Many people striving for fitness end up hindering their progress by a lack of balance. They should strive to balance their body symmetrically and increase their strength proportionately, in addition to enhancing lung capacity and endurance.

If your sport of choice requires club-speed, bat-speed, racquet speed or arm speed of any kind, than the surrounding muscles must be worked equally. Determine the speed and area of stride required for your sport. Running long, straight distances tax the body and its energy differently than short bursts of lateral or multidirectional movements. Mimicry of movement, such as weighted swings, are often detrimental to technique when overdone. All sports, played and participated in by all types and levels of athletes, gain unmatched athleticism when symmetry, strength and speed are garnered and gained through a balanced approach.

There are many people working to be fit, improve cardiovascular shape with marathon aspirations, become better defined or lighter and leaner, but the initial attention should go toward strengthening the posture and balancing the symmetry.  Posture is the vertical alignment of your carriage. The structural integrity of your skeletal system is enhanced through Pilates, chiropractic adjustment and strength training. They align the framework your flesh rests upon.

Symmetry is the top to bottom and left to right proportions. This is enhanced by yoga, massage and strength training. Pilates and chiropractic work the bones, while massage and yoga work the muscles. Strength training works both the bones and the muscles.

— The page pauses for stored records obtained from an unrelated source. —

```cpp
int cmbpo_ens_forward(cmbpo_mlp_t *m, const float *d_obs, int obs_dim,
                      const float *d_act, int act_dim, const int32_t *d_row_idx,
                      const int32_t *d_n_rows, int n_rows, int ld_rows,
                      float *d_mean, float *d_var, void *stream);

int cmbpo_ens_predict_mean(cmbpo_mlp_t *m, const float *d_obs, int obs_dim,
                           const int32_t *d_row_idx, const int32_t *d_n_rows,
                           int n_rows, float *d_out, void *stream);

int cmbpo_critic_pair_supported(const cmbpo_mlp_t *v, const cmbpo_mlp_t *vc);
int cmbpo_critic_pair_predict(cmbpo_mlp_t *v, cmbpo_mlp_t *vc, const float *d_obs, int obs_dim,
                              const int32_t *d_row_idx, const int32_t *d_n_rows, int n_rows,
                              float *d_v, float *d_vc, void *stream);
int cmbpo_critic_pair_predict_var(cmbpo_mlp_t *v, cmbpo_mlp_t *vc, const float *d_obs, int obs_dim,
                                  const int32_t *d_row_idx, const int32_t *d_n_rows, int n_rows,
                                  float kappa_v, float kappa_vc, float *d_v, float *d_vc,
                                  float *d_v_var, float *d_vc_var, void *stream);
// ... 382 lines not shown
```

Measured before the change: 75.63 million imagined env-steps/s.

## Precompute normalized split-f16 input image once and DMA it into LDS per tile

Adds a pre-pass kernel that normalizes each 128-row tile of obs/act inputs once, splits it into hi/lo f16 halves and stores a tile image plus the per-row max in global memory. The main ensemble kernel, in the new image instances, then pulls the whole tile image straight into LDS with global_load_lds and skips the per-ensemble-member gather, normalize and split staging pieces, using a reshuffled staging schedule. This removes input work repeated for each of the 7 ensemble members. In exchange it adds an extra kernel launch, a device buffer, and a global round trip for the image.

```diff
diff --git a/constrained-model-based-policy-optimization_amd/_lib.py b/constrained-model-based-policy-optimization_amd/_lib.py
--- a/constrained-model-based-policy-optimization_amd/_lib.py
+++ b/constrained-model-based-policy-optimization_amd/_lib.py
@@ -34,6 +34,7 @@
     "cmbpo_get_ens_matrix_path": (_i, []),
     "cmbpo_set_ens_f16_min_rows": (_i, [_i]),
     "cmbpo_set_ens_f16_row_tiles": (_i, [_i]),
+    "cmbpo_set_ens_f16_image_min_rows": (_i, [_i]),
     "cmbpo_mlp_create": (_i, [C.POINTER(_p), _i, _i, _i, _i, _i, _i]),
     "cmbpo_mlp_destroy": (None, [_p]),
     "cmbpo_mlp_load": (_i, [_p] * 13),
diff --git a/constrained-model-based-policy-optimization_amd/csrc/ens_h3.hip b/constrained-model-based-policy-optimization_amd/csrc/ens_h3.hip
--- a/constrained-model-based-policy-optimization_amd/csrc/ens_h3.hip
+++ b/constrained-model-based-policy-optimization_amd/csrc/ens_h3.hip
@@ -150,15 +150,87 @@
   return -1;
 }
 
+__host__ __device__ constexpr int piece_at_img(int slot, int i) {
+  if (i % 2 != 0) return -1;
+  const int k = i / 2;
+  if (slot == 1) return k == 0 ? 4 : (k == 2 ? 5 : (k == 4 ? 6 : -1));
+  if (slot == 3) return k == 4 ? 13 : -1;
+  if (slot == 4) return k == 1 ? 7 : (k == 3 ? 2 : (k == 5 ? 0 : (k == 7 ? 1 : -1)));
+  if (slot == 5) return k == 4 ? 20 : -1;
+  if (slot == 6) return k == 1 ? 14 : (k == 3 ? 15 : -1);
+  if (slot == 7) return k < 2 ? 22 + k : -1;
+  return -1;
+}
+__host__ __device__ constexpr int piece_of(bool img, int slot, int i) { return img ? piece_at_img(slot, i) : piece_at(slot, i); }
+
 struct H3Args {
   MlpKernelArgs m;
   const f16x8 *w0, *w1, *w2;
   size_t w0_stride, w1_stride, w2_stride;
   const float *stats;
   int item0;
+  const char *ximg;
 };
 
-template <int S0, int OTP, int RT>
+__host__ __device__ constexpr int ximg_block_bytes(int S0) { return ximg_bytes(S0, 4) + 128 * 4; }
+template <int S0>
+__global__ __launch_bounds__(kThreadsH) void h3_ximage_kernel(const MlpKernelArgs p, char *img) {
+  static_assert(S0 < 4 && ximg_block_bytes(S0) % 512 == 0, "h3_ximage_kernel: pad halves are written by the thread behind the row's last element");
+  constexpr int XSTR = 16 * S0 + 8, TPR = Geo<4>::TPR, KPT = Geo<4>::KPT;
+  const int n_rows = p.n_rows_dev ? *p.n_rows_dev : p.n_rows;
+  const int tid = threadIdx.x, xb = tid / TPR, xc = tid % TPR;
+  __shared__ float mu_l[64], isig_l[64];
+  if (tid < 64) {
+    mu_l[tid] = (p.in_mu && tid < p.in_dim) ? p.in_mu[tid] : 0.0f;
+    isig_l[tid] = (p.in_mu && tid < p.in_dim) ? 1.0f / p.in_sig[tid] : 1.0f;
+  }
+  __syncthreads();
+  const int rr = blockIdx.x * 128 + xb;
+  const bool ok = rr < n_rows;
+  int v = ok ? rr : 0;
+  if (p.row_idx) v = p.row_idx[v];
+  const float *orow = p.obs + (size_t)v * p.obs_dim;
+  const float *arow = p.act_dim > 0 ? p.act + (size_t)v * p.act_dim - p.obs_dim : orow;
+  float x[KPT];
+  float m = 0.0f;
+#pragma unroll
+  for (int u = 0; u < KPT; ++u) {
+    const int k = KPT * xc + u;
+    const bool in_obs = k < p.obs_dim, in_act = !in_obs & (k < p.in_dim);
+    const float *base = in_act ? arow : orow;
+    const float raw = base[(in_obs | in_act) ? k : 0];
+    float xv = (raw - mu_l[k]) * isig_l[k];
+    xv = ((k < p.in_dim) & ok) ? xv : 0.0f;
+    x[u] = xv;
+    m = fmaxf(m, fabsf(xv));
+  }
+#pragma unroll
+  for (int o = 1; o < TPR; o <<= 1) m = fmaxf(m, __shfl_xor(m, o, 64));
+  const float t0 = pow2_lift(m);
+  char *blk = img + (size_t)blockIdx.x * ximg_block_bytes(S0);
+  _Float16 *d1 = reinterpret_cast<_Float16 *>(blk) + (size_t)xb * XSTR + KPT * xc, *d2 = d1 + (size_t)128 * XSTR;
+  if (KPT * xc < 16 * S0) {
+#pragma unroll
+    for (int w = 0; w < KPT / 8; ++w) {
+      f16x8 h1, h2;
+#pragma unroll
+      for (int j = 0; j < 8; ++j) {
+        _Float16 a, b;
+        split_h(x[8 * w + j] * t0, a, b);
+        h1[j] = a; h2[j] = b;
+      }
+      reinterpret_cast<f16x8 *>(d1)[w] = h1; reinterpret_cast<f16x8 *>(d2)[w] = h2;
+    }
+  } else if (KPT * xc == 16 * S0) {
+    f16x8 z;
+#pragma unroll
+    for (int j = 0; j < 8; ++j) z[j] = (_Float16)0.0f;
+    *reinterpret_cast<f16x8 *>(d1) = z; *reinterpret_cast<f16x8 *>(d2) = z;
+  }
+  if (xc == 0) reinterpret_cast<float *>(blk + ximg_bytes(S0, 4))[xb] = m;
+}
+
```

CONSISTENCY EQUALS RESULTS

If you make your workouts, cardio sessions and meal preparations with attentive frequency, you’ll gain consistent results in strength, shape and health. You will never make consistent gains with inconsistent effort.

If your schedule requires fast, easy meals, take the effort to have on hand the best types of foods, prepared with the greatest benefit for nutritional input, so that you’re adding to your health and energy rather than taking away from it. By choosing exercises that strengthen your weaknesses rather than always working “favorites,” you alleviate the weak links that sooner than later materialize as injuries. By consistently using proper form on every plane, your shape will have more depth and therefore more appeal from every angle, in addition to functionality.

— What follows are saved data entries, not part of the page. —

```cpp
__global__ __launch_bounds__(1024) void clip_coef_kernel(const float* __restrict__ partials, int n, float max_norm,
                                                         float* __restrict__ out) {
    __shared__ float red[16];
    float acc = 0.f;
    for (int i = threadIdx.x; i < n; i += blockDim.x) acc += partials[i];
    acc = block_sum(acc, red);
    if (threadIdx.x == 0) {
        const float norm = sqrtf(acc);
        out[0] = norm;
        out[1] = (max_norm > 0.f) ? fminf(1.f, max_norm / (norm + 1e-6f)) : 1.f;
    }
// ... 336 lines not shown
extern "C" int csm_embed_bwd_sorted(const long long* sorted_rows, const long long* src_index, long long n_occ, const void* dh,
                                    const void* dseq, long long M, void* g_text, void* g_audio, long long text_rows,
                                    long long n_rows, int D, hipStream_t stream) {
    CSM_REQUIRE(sorted_rows && src_index && dh && g_text && g_audio && n_occ > 0, "csm_embed_bwd_sorted: bad arguments");
    CSM_REQUIRE((D & 7) == 0 && D <= 4096, "csm_embed_bwd_sorted: D=%d must be a multiple of 8 and <= 4096", D);
    const long long blocks = (n_occ + 3) / 4;
    CSM_REQUIRE(blocks < (1ll << 31), "csm_embed_bwd_sorted: too many occurrences");
    const int nc = (D + 511) / 512;
#define L(NC) hipLaunchKernelGGL((embed_bwd_sorted_kernel<NC>), dim3((unsigned)blocks), dim3(256), 0, stream, sorted_rows, src_index, n_occ, (const bf16_t*)dh, (const bf16_t*)dseq, M, (bf16_t*)g_text, (bf16_t*)g_audio, text_rows, n_rows, D)
    if (nc <= 1) L(1); else if (nc <= 2) L(2); else if (nc <= 4) L(4); else L(8);
#undef L
    CSM_CHECK_LAUNCH("csm_embed_bwd_sorted");
    return 0;
}

extern "C" int csm_rows_add_bf16(void* dst, const int* rows, const void* src, long long N, int src_stride_rows, int D,
                                 hipStream_t stream) {
    CSM_REQUIRE(dst && rows && src && N > 0 && (D & 7) == 0 && src_stride_rows > 0, "csm_rows_add_bf16: bad arguments");
    hipLaunchKernelGGL(rows_add_kernel, dim3((unsigned)((N + 3) / 4)), dim3(256), 0, stream, (bf16_t*)dst, rows, (const bf16_t*)src,
                       N, src_stride_rows, D);
    CSM_CHECK_LAUNCH("csm_rows_add_bf16");
    return 0;
}

extern "C" int csm_rows_take_bf16(void* table, const int* rows, void* out, long long N, int D, hipStream_t stream) {
    CSM_REQUIRE(table && rows && out && N > 0 && (D & 7) == 0, "csm_rows_take_bf16: bad arguments");
    hipLaunchKernelGGL(rows_take_kernel, dim3((unsigned)((N + 3) / 4)), dim3(256), 0, stream, (bf16_t*)table, rows, (bf16_t*)out, N, D);
    CSM_CHECK_LAUNCH("csm_rows_take_bf16");
    return 0;
}
// ... 32 lines not shown
    hipLaunchKernelGGL(reduce_sum_kernel, dim3(1), dim3(1024), 0, stream, x, n, scale, out);
    CSM_CHECK_LAUNCH("csm_reduce_sum_f32");
    return 0;
}

#define CSM_SUMSQ_BLOCKS 8192
extern "C" int csm_sumsq_blocks(void) { return CSM_SUMSQ_BLOCKS; }

extern "C" int csm_sumsq_bf16(const void* g, long long n, float* partials, hipStream_t stream) {
    CSM_REQUIRE(g && partials && n > 0 && ((uintptr_t)g & 15) == 0, "csm_sumsq_bf16: bad arguments");
    hipLaunchKernelGGL(sumsq_kernel, dim3(CSM_SUMSQ_BLOCKS), dim3(256), 0, stream, (const bf16_t*)g, n, partials);
    CSM_CHECK_LAUNCH("csm_sumsq_bf16");
    return 0;
}

extern "C" int csm_clip_coef(const float* partials, int n_partials, float max_norm, float* norm_and_coef,
                             hipStream_t stream) {
    CSM_REQUIRE(partials && norm_and_coef && n_partials > 0, "csm_clip_coef: bad arguments");
    hipLaunchKernelGGL(clip_coef_kernel, dim3(1), dim3(1024), 0, stream, partials, n_partials, max_norm, norm_and_coef);
    CSM_CHECK_LAUNCH("csm_clip_coef");
    return 0;
}

static int g_adamw_blocks = 1 << 20;
extern "C" int csm_set_adamw_blocks(int b) { g_adamw_blocks = b; return 0; }

extern "C" int csm_adamw_step(float* master, float* m, float* v, void* param, void* grad, long long n, float lr,
                              float beta1, float beta2, float eps, float weight_decay, int step,
                              const float* norm_and_coef, float grad_mul, int zero_grad, hipStream_t stream) {
    CSM_REQUIRE(master && m && v && param && grad && n > 0 && step > 0, "csm_adamw_step: bad arguments");
// ... 51 lines not shown
```

### include/csm_hip.h

```cpp
#ifndef CSM_HIP_H
#define CSM_HIP_H
#include <stdint.h>

#ifdef __cplusplus
extern "C" {
#endif

typedef struct ihipStream_t* csm_stream_t;

int csm_abi_version(void);
const char* csm_last_error(void);
int csm_device_check(int device);

int csm_gemm_bf16(const void* A, const void* B, void* C, const void* R, int M, int N, int K, int lda, int ldb, int ldc,
                  int ldr, int transA, int transB, int out_f32, float alpha, int batch, long long strideA,
                  long long strideB, long long strideC, long long strideR, csm_stream_t stream);

int csm_gemm_bf16_ex(const void* A, const void* B, void* C, const void* R, int M, int N, int K, int lda, int ldb, int ldc,
                     int ldr, int transA, int transB, int out_f32, float alpha, int batch, long long strideA,
                     long long strideB, long long strideC, long long strideR, int epilogue, const void* aux_in,
                     void* aux_out, int ld_aux, csm_stream_t stream);
int csm_gemm_bf16_rope(const void* A, const void* W, void* C, int M, int N, int K, int lda, int ldw, int ldc,
                       const float* rope_table, int rows_per_seq, int n_rope_cols, int head_dim, csm_stream_t stream);
int csm_gemm_bf16_kext(const void* A, const void* B, void* C, const void* R, int M, int N, int K, int lda, int ldb, int ldc, int ldr,
// ... 49 lines not shown
int csm_attn_last_dkv_kernel(void);
int csm_attn_fwd_seg(const void* qkv, void* out, float* lse, const int* seg_start, int B, int S, int H, int KV, int HD, csm_stream_t stream);
int csm_attn_bwd_seg(const void* qkv, const void* out, const void* dout, const float* lse, void* dqkv, float* delta_ws,
                     const int* seg_start, const int* seg_end, int B, int S, int H, int KV, int HD, csm_stream_t stream);
int csm_attn64_set_debug(void* device_buffer);

int csm_swiglu_fwd(const void* gu, void* out, long long M, int F, csm_stream_t stream);
int csm_swiglu_bwd(const void* gu, const void* dout, void* dgu, long long M, int F, csm_stream_t stream);

int csm_embed_fwd(const long long* tokens, const uint8_t* mask, const void* text_emb, const void* audio_emb, void* out,
                  long long M, int K, int D, int audio_vocab, csm_stream_t stream);

int csm_embed_bwd_sorted(const long long* sorted_rows, const long long* src_index, long long n_occ, const void* dh,
                         const void* dseq, long long M, void* g_text, void* g_audio, long long text_rows, long long n_rows,
                         int D, csm_stream_t stream);
int csm_rows_add_bf16(void* dst, const int* rows, const void* src, long long N, int src_stride_rows, int D, csm_stream_t stream);
int csm_rows_take_bf16(void* table, const int* rows, void* out, long long N, int D, csm_stream_t stream);

int csm_decoder_input_fwd(const void* hidden, const int* rows, const long long* codes, const void* audio_emb, void* out,
                          long long N, int K, int D, int audio_vocab, csm_stream_t stream);

int csm_ce_fwd_bwd(const float* logits, const long long* targets, float* loss_rows, void* dlogits, long long R, int V,
                   int ldl, int ldd, float grad_scale, csm_stream_t stream);
int csm_reduce_sum_f32(const float* x, long long n, float scale, float* out, csm_stream_t stream);

int csm_sumsq_blocks(void);
int csm_sumsq_bf16(const void* g, long long n, float* partials , csm_stream_t stream);
int csm_clip_coef(const float* partials, int n_partials, float max_norm, float* norm_and_coef , csm_stream_t stream);
int csm_adamw_step(float* master, float* m, float* v, void* param, void* grad, long long n, float lr, float beta1,
                   float beta2, float eps, float weight_decay, int step, const float* norm_and_coef ,
// ... 124 lines not shown
```

Measured before the change: 133,500.

## Build embedding sort keys natively and skip untouched gradient blocks in norm

```diff
diff --git a/csm-train-pytorch_amd/csm/engine.py b/csm-train-pytorch_amd/csm/engine.py
--- a/csm-train-pytorch_amd/csm/engine.py
+++ b/csm-train-pytorch_amd/csm/engine.py
@@ -21,6 +21,7 @@
 DEFER_NORM_DW = _os.environ.get("CSM_DEFER_NORM_DW", "1") == "1"
 ROWS_ON_HOST = _os.environ.get("CSM_ROWS_ON_HOST", "1") == "1"
 EMB_KEYSORT = _os.environ.get("CSM_EMB_KEYSORT", "1") == "1"
+EMB_NATIVE_KEYS = _os.environ.get("CSM_EMB_NATIVE_KEYS", "1") == "1"
 DECODE_POS_HOST = _os.environ.get("CSM_DECODE_POS_HOST", "1") == "1"
 LORA_FUSE = _os.environ.get("CSM_LORA_FUSE", "1") != "0"
 
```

You must make a plan and work that plan, with enough common sense to know when to back off and when to add intensity. It does no good to show up and lazily go through the motions. If all you have to offer is 20 minutes of concentration, put what you’ve got into it and go home. Attend to the details. Exercise with attention to equal intention and leave when it falters.

The body responds to consistent effort. Train it often, as scheduled, and gains will result.  Feed it in adequate amounts with rich, varied, whole foods and it responds with energy, alertness, slimness, longevity and a healthy immune response. Or, as too many are currently choosing, feed it with fat-laden, processed foods, poisonous tobacco, alcohol, soft drinks and empty calories and it responds as toxicity incarnate, with disease and debility.

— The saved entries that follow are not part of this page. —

cudaEvent_t get_event(Booster* b) {
  if (b->ev_used == b->ev_pool.size()) { cudaEvent_t e; CUDA_CHECK(cudaEventCreate(&e)); b->ev_pool.push_back(e); }
  return b->ev_pool[b->ev_used++];
}
void mark_phase(Booster* b, int phase) {
  if (b->p.profile < 2) return;
  cudaEvent_t e = get_event(b);
  CUDA_CHECK(cudaEventRecord(e, b->ctx->stream));
  b->phase_marks.push_back({phase, e});
}
void resolve_events(Booster* b) {
  for (size_t i = 1; i < b->phase_marks.size(); ++i) {
    float ms = 0.f;
    if (b->phase_marks[i].first >= 0 && cudaEventElapsedTime(&ms, b->phase_marks[i - 1].second, b->phase_marks[i].second) == cudaSuccess)
      b->t.phase_ms[b->phase_marks[i].first] += ms;
  }
  b->phase_marks.clear();
  for (auto& pr : b->hist_events) {
    float ms = 0.f;
    if (cudaEventElapsedTime(&ms, pr.first, pr.second) == cudaSuccess) b->t.hist_ms += ms;
  }
  b->hist_events.clear();
  b->ev_used = 0;
}

void parse_params(const char* text, Params* p, int* max_bin_out) {
  std::string s(text ? text : "");
  size_t pos = 0;
  while (pos < s.size()) {
    size_t nl = s.find('\n', pos);
    if (nl == std::string::npos) nl = s.size();
    std::string line = s.substr(pos, nl - pos);
    pos = nl + 1;
    size_t eq = line.find('=');
    if (eq == std::string::npos) continue;
    std::string k = line.substr(0, eq), v = line.substr(eq + 1);
    auto f = [&]() { return (float)atof(v.c_str()); };
    auto i = [&]() { return atoi(v.c_str()); };
    if (k == "objective") {
      p->objective_name = v;
      if (v == "reg:squarederror" || v == "reg:linear") p->objective = kObjSquaredError;
      else if (v == "binary:logistic") p->objective = kObjLogistic;
      else if (v == "multi:softprob" || v == "multi:softmax") p->objective = kObjSoftprob;
      else if (v == "reg:logistic") p->objective = kObjRegLogistic;
      else if (v == "binary:logitraw") p->objective = kObjLogitRaw;
      else if (v == "reg:squaredlogerror") p->objective = kObjSquaredLog;
      else if (v == "reg:pseudohubererror") p->objective = kObjPseudoHuber;
      else if (v == "count:poisson") p->objective = kObjPoisson;
      else if (v == "reg:gamma") p->objective = kObjGamma;
      else if (v == "reg:tweedie") p->objective = kObjTweedie;
      else fail("unsupported objective '%s' (supported: reg:squarederror, reg:logistic, binary:logistic, binary:logitraw, "
                "reg:squaredlogerror, reg:pseudohubererror, count:poisson, reg:gamma, reg:tweedie, multi:softprob, "
                "multi:softmax)", v.c_str());
    } else if (k == "num_class") p->num_class = i();
    else if (k == "num_parallel_tree") p->num_parallel_tree = i();
    else if (k == "max_depth") p->max_depth = i();
    else if (k == "eta" || k == "learning_rate") p->eta = f();
    else if (k == "gamma" || k == "min_split_loss") p->gamma = f();
    else if (k == "min_child_weight") p->min_child_weight = f();
    else if (k == "lambda" || k == "reg_lambda") p->lambda = f();
    else if (k == "alpha" || k == "reg_alpha") p->alpha = f();
    else if (k == "base_score") { p->base_score = f(); p->base_score_set = true; }
    else if (k == "hist_qbits") p->qbits = i();
    else if (k == "hist_chunk_rows") p->hist_chunk_rows = i();
    else if (k == "profile") p->profile = i();
    else if (k == "num_feature") p->num_feature = i();
    else if (k == "device") p->device = i();
    else if (k == "subsample") p->subsample = f();
    else if (k == "colsample_bytree") p->colsample_bytree = f();
    else if (k == "colsample_bylevel") p->colsample_bylevel = f();
    else if (k == "colsample_bynode") p->colsample_bynode = f();
    else if (k == "seed" || k == "random_state") p->seed = i();
    else if (k == "scale_pos_weight") p->scale_pos_weight = f();
    else if (k == "max_delta_step") { p->max_delta_step = f(); p->max_delta_step_set = true; }
    else if (k == "huber_slope") p->huber_slope = f();
    else if (k == "tweedie_variance_power") p->tweedie_variance_power = f();
    else if (k == "max_cat_to_onehot") p->max_cat_to_onehot = i();
    else if (k == "max_cat_threshold") p->max_cat_threshold = i();
    else if (k == "max_bin") { if (max_bin_out) *max_bin_out = i(); }
  }
  if (p->objective != kObjSoftprob) p->num_class = 1;
  if (p->objective == kObjSoftprob && p->num_class < 2) fail("multi:softprob needs num_class >= 2");
  if (p->max_depth < 1 || p->max_depth > 14) fail("max_depth must be in [1, 14], got %d", p->max_depth);
  if (p->num_parallel_tree < 1 || p->num_parallel_tree > 4096) fail("num_parallel_tree must be in [1, 4096], got %d", p->num_parallel_tree);
  if (p->qbits < 8 || p->qbits > 24) fail("hist_qbits must be in [8, 24], got %d", p->qbits);
  for (float v : {p->subsample, p->colsample_bytree, p->colsample_bylevel, p->colsample_bynode})
    if (!(v > 0.0f && v <= 1.0f)) fail("subsample / colsample_* must be in (0, 1], got %g", (double)v);
  if (p->max_cat_to_onehot < 1) fail("max_cat_to_onehot must be >= 1, got %d", p->max_cat_to_onehot);
  if (p->max_cat_threshold < 1) fail("max_cat_threshold must be >= 1, got %d", p->max_cat_threshold);
  if (p->objective == kObjPoisson) {
    if (!p->max_delta_step_set) p->max_delta_step = 0.7f;
    if (!(p->max_delta_step >= 0.0f)) fail("max_delta_step must be >= 0 for count:poisson, got %g", (double)p->max_delta_step);
  }
  if (p->objective == kObjPseudoHuber && !(p->huber_slope > 0.0f))
    fail("huber_slope must be > 0 for reg:pseudohubererror, got %g", (double)p->huber_slope);
  if (p->objective == kObjTweedie && !(p->tweedie_variance_power >= 1.0f && p->tweedie_variance_power < 2.0f))
    fail("tweedie_variance_power must be in [1, 2), got %g", (double)p->tweedie_variance_power);
  if (p->base_score_set) {
    if (p->objective == kObjRegLogistic && !(p->base_score > 0.0f && p->base_score < 1.0f))
      fail("base_score must be in (0, 1) for reg:logistic, got %g", (double)p->base_score);
    if (obj_log_link(p->objective) && !(p->base_score > 0.0f))
      fail("base_score must be > 0 for %s, got %g", p->objective_name.c_str(), (double)p->base_score);
  }
}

If you train to become a better musician, you consistently work harder at practice and become a better player. An artist must create art by consistently practicing technique.  An athlete must consistently prepare their body to the best of its capacity for performance, to become better athletes.  That training never goes away.  Just like music lessons, or artistic training, the daily ritual of practice lifts the play to uninhibited, unrestricted performance.  Your body speaks a language and sometimes it shouts when it hurts and sometimes it whimpers when it’s beaten, but it always responds to the stress put on it by accommodating and preparing for the next time that load is put in front of it. Consistency equals preparedness.

WHAT DO YOU WANT?

The first step with Simple Structured Training is to Think. You should be conscientious of what your body is going through on a daily basis.

  • What do you want?
  • How soon do you want it?
  • How much are you ready to sacrifice to get it?
  • How much time are you willing to invest in getting in shape?
  • What equipment and facilities do you have to work with?
  • What are you willing to learn?
  • What are your ultimate goals?

It’s no different than anything else in life.  No one has anything new to offer.  These revolutionary products on infomercials are simply new ways of taking your money with century old techniques of achieving your goal, like walking!  Some books are full of cute phrases and new tags for old exercises, sit-ups are “Abdominal Abolishers.”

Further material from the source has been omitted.